Problem statement> With the first line below as the start and the line containing "TRY(launch_gemv_rows(S.Linv, np, S.yp, S.a, np, np, 1.0, 0, s));" as the end, copy every line between them exactly, ends included.

═════ Provided entries

     int nt = 0;
@@ -935,7 +958,7 @@
     TRY(launch_copy_pad_identity(K, ldk, n, S.L, np, s));
     TRY(launch_pad_vec(y, n, S.yp, np, s));
     int inv_done = 0;
-    TRY(launch_potrf_z(S.L, np, np, n, F.Dinv, F.Ld, &info, 1, 0, S.Linv, nullptr, F.ws, &inv_done, s));
+    TRY(launch_potrf_z(S.L, np, np, n, F.Dinv, F.Ld, &info, 1, 0, S.Linv, nullptr, F.ws, false, &inv_done, s));
     if (!inv_done) TRY(launch_trtri(S.L, np, np, F.Dinv, S.Linv, F.T, F.ws, F.ws_elems, s));
     TRY(launch_gemv_rows(S.Linv, np, S.yp, S.a, np, np, 1.0, 0, s));
     return launch_exact_gp_mll(S.L, np, S.a, n, mll, s);
@@ -1131,4 +1154,26 @@
     return h == 0 ? MOBOCMF_OK : MOBOCMF_NOT_PD;
 }
 
-}
+int mobocmf_debug_mid_epilogue(int32_t which, int32_t M, int32_t Mp, int32_t nz, const double* A, const double* B, const double* L,
+                               const double* const* gkl, double* fused, double* product, double* twostep,
+                               const mobocmf_tuning* tuning, mobocmf_stream_t stream) {
+    if ((which != MID_EPI_DL && which != MID_EPI_PHI) || M < 1 || M > Mp || Mp % TILE || nz < 1 || nz > MAX_ZL || !tuning_ok(tuning))
+        return MOBOCMF_BAD_ARG;
+    TuneScope tune_scope(tuning);
+    hipStream_t s = (hipStream_t)stream;
+    const int64_t zs = (int64_t)Mp * Mp;
+    GemmArgs g = gemm_args(A, Mp, B, Mp, product, Mp, Mp, Mp, Mp, which == MID_EPI_DL ? TRI_UPPER_A : TRI_UPPER_A | TRI_LOWER_B, 1.0);
+    g.Kreal = M;
+    g.lower_out = which == MID_EPI_DL ? 1 : 0;
+    if (nz > 1) { g.zlayers = nz; g.zsA = g.zsB = g.zsC = zs; }
+    if (!gemm_takes_mid_epilogue(g)) return MOBOCMF_BAD_ARG;
+    TRY(launch_gemm_auto(g, false, nullptr, 0, s));
+    if (which == MID_EPI_DL) TRY(launch_dl_from_t2_z(product, L, gkl, M, Mp, twostep, nz, zs, s));
+    else TRY(launch_phi_z(product, Mp, twostep, nz, zs, s));
+    GemmArgs f = g;
+    f.C = fused; f.mid_epi = which; f.lower_out = 1; f.epi_M = M; f.epi_L = L;
+    for (int z = 0; z < nz; ++z) f.epi_gkl[z] = gkl[z];
+    return launch_gemm_auto(f, false, nullptr, 0, s);
+}
+
+}
diff --git a/mobocmf_amd/csrc/chol.hip b/mobocmf_amd/csrc/chol.hip
--- a/mobocmf_amd/csrc/chol.hip
+++ b/mobocmf_amd/csrc/chol.hip
@@ -907,8 +907,13 @@
 }
 int64_t potrf_sync_bytes(int nz) { return (int64_t)nz * PC_WORDS * 8; }
 
+bool potrf_uses_sync_words(int M) {
+    const int nreal = (M + NB - 1) / NB;
+    return tune().potrf_cols == 0 && nreal >= 3 && nreal <= 16;
+}
+
 int launch_potrf_z(double* A, int64_t ld, int Mp, int M, double* Dinv, double* Ld, int32_t* const* info, int nz, int64_t zs,
-                   double* zero0, double* zero1, void* sync, int* inverse_done, hipStream_t s) {
+                   double* zero0, double* zero1, void* sync, bool sync_zeroed, int* inverse_done, hipStream_t s) {
     if (inverse_done) *inverse_done = 0;
     const int nblk = Mp / NB;
     const int nreal = (M + NB - 1) / NB;
@@ -925,7 +930,7 @@
         IlGuard gd;
         if (const int rc = il_guard((const void*)potrf_coop_kernel, PC_T, shm, (int)shm, gd)) return rc;
         if ((int64_t)G * nz <= gd.resident) {
-            HIP_TRY(hipMemsetAsync(sync, 0, (size_t)potrf_sync_bytes(nz), s));
+            if (!sync_zeroed) HIP_TRY(hipMemsetAsync(sync, 0, (size_t)potrf_sync_bytes(nz), s));
             hipLaunchKernelGGL(potrf_coop_kernel, dim3(G, nz), dim3(PC_T), shm, s, A, ld, nreal, Dinv, Ld, iz, zs,
                                (unsigned long long*)sync, Linv, Mp / NB, NT, gd.wait_ticks);
             one_launch = true;
@@ -956,7 +961,7 @@
 
 int launch_potrf(double* A, int64_t ld, int Mp, int M, double* Dinv, double* Ld, int32_t* info, hipStream_t s) {
     int32_t* one[1] = {info};
-    return launch_potrf_z(A, ld, Mp, M, Dinv, Ld, one, 1, 0, nullptr, nullptr, nullptr, nullptr, s);
+    return launch_potrf_z(A, ld, Mp, M, Dinv, Ld, one, 1, 0, nullptr, nullptr, nullptr, false, nullptr, s);
 }
 
 __global__ __launch_bounds__(256) void trtri_level0_kernel(const double* L, int64_t ld, const double* Dinv, double* Linv,
diff --git a/mobocmf_amd/csrc/common.h b/mobocmf_amd/csrc/common.h
--- a/mobocmf_amd/csrc/common.h
+++ b/mobocmf_amd/csrc/common.h
@@ -29,6 +29,8 @@
 
 enum { TRI_NONE = 0, TRI_LOWER_A = 1, TRI_UPPER_A = 2, TRI_LOWER_B = 4, TRI_UPPER_B = 8 };
 enum { EPI_STORE = 0, EPI_COLSTATS = 1, EPI_DA = 2 };
+enum { MID_EPI_NONE = 0, MID_EPI_DL = 1, MID_EPI_PHI = 2 };
+#define MAX_ZL 4
 
 struct GemmArgs {
     const double* A;
@@ -69,6 +71,10 @@
     const double* gmu;
     const double* cgv;
     const double* Aaux;
+    int mid_epi;
+    int epi_M;
+    const double* epi_L;
+    const double* epi_gkl[MAX_ZL];
 };
 
 int launch_gemm(const GemmArgs& g, bool B_T, int splitk, hipStream_t s);
@@ -84,13 +90,13 @@
 int gemm_rowdot_parts(const GemmArgs& g);
 int gemm_colstat_rows(const GemmArgs& g);
 int launch_gemm_auto(const GemmArgs& g, bool B_T, double* ws, int64_t ws_elems, hipStream_t s);
+bool gemm_takes_mid_epilogue(const GemmArgs& g);
 int launch_gemm_auto_pair(const GemmArgs& a, const GemmArgs& b, double* ws, int64_t ws_elems, hipStream_t s);
 int launch_reduce_slabs(const double* slabs, int64_t slab_stride, int nslab, double* out, int64_t ld, int Mr,
                         double scale, int lower_only, int accumulate, hipStream_t s);
 
 int launch_zero32(void* ptr, int64_t nwords, hipStream_t s);
 int launch_zero32_z(void* ptr, int64_t nwords, int nz, int64_t zs_bytes, hipStream_t s);
-#define MAX_ZL 4
 
 struct GramArgs {
     int kind, d, xdiv, zdiv;
@@ -116,6 +122,8 @@
     double* dzf_part;
     double* dx_part;
     const int32_t* colact;
+    unsigned long long* zero_words;
+    int n_zero_words;
 };
 
 static inline int hyp_len(int kind, int d) { return kind == 0 ? 1 + d : 5 + 2 * d; }
diff --git a/mobocmf_amd/csrc/elementwise.hip b/mobocmf_amd/csrc/elementwise.hip
--- a/mobocmf_amd/csrc/elementwise.hip
+++ b/mobocmf_amd/csrc/elementwise.hip
@@ -140,12 +140,28 @@
     return CHECK_LAUNCH();
 }
 __global__ void transpose_gemv_z_kernel(const double* in, double* out, int Mp, int64_t zs, const double* Mat, const double* vec,
-                                        double* vout) {
+                                        double* vout, const double* klL, const double* klLS, int M, double* klpart) {
     __shared__ double tl[32][33];
+    __shared__ double shk[4];
     const int z = blockIdx.z;
     in += z * zs; out += z * zs; Mat += z * zs; vec += z * zs; vout += z * zs;
     const int64_t c = (int64_t)blockIdx.x * 32 + threadIdx.x, r0 = (int64_t)blockIdx.y * 32;
-    for (int k = threadIdx.y; k < 32; k += 8) tl[k][threadIdx.x] = in[(r0 + k) * Mp + c];
+    double ks = 0.0;
+    for (int k = threadIdx.y; k < 32; k += 8) {
+        const double v = in[(r0 + k) * Mp + c];
+        tl[k][threadIdx.x] = v;
+        ks += (r0 + k < M && c <= r0 + k) ? v * v : 0.0;
+    }
+    if (klpart) {
+        const int tid = threadIdx.y * 32 + threadIdx.x;
+        if (blockIdx.x == blockIdx.y && threadIdx.y == 0 && r0 + threadIdx.x < M) {
+            const int64_t ii = (r0 + threadIdx.x) * (Mp + 1) + z * zs;
+            const double l = klL[ii], ls = klLS[ii];
+            ks += 2.0 * log(l) - log(ls * ls);
+        }
+        ks = wave_sum(ks);
+        if ((tid & 63) == 0) shk[tid >> 6] = ks;
+    }
     {
         const int tid = threadIdx.y * 32 + threadIdx.x, wave = tid >> 6, lane = tid & 63;
         const int nblk = gridDim.x * gridDim.y, b = blockIdx.y * gridDim.x + blockIdx.x;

══════════

Response to this exercise>
     int nt = 0;
@@ -935,7 +958,7 @@
     TRY(launch_copy_pad_identity(K, ldk, n, S.L, np, s));
     TRY(launch_pad_vec(y, n, S.yp, np, s));
     int inv_done = 0;
-    TRY(launch_potrf_z(S.L, np, np, n, F.Dinv, F.Ld, &info, 1, 0, S.Linv, nullptr, F.ws, &inv_done, s));
+    TRY(launch_potrf_z(S.L, np, np, n, F.Dinv, F.Ld, &info, 1, 0, S.Linv, nullptr, F.ws, false, &inv_done, s));
     if (!inv_done) TRY(launch_trtri(S.L, np, np, F.Dinv, S.Linv, F.T, F.ws, F.ws_elems, s));
     TRY(launch_gemv_rows(S.Linv, np, S.yp, S.a, np, np, 1.0, 0, s));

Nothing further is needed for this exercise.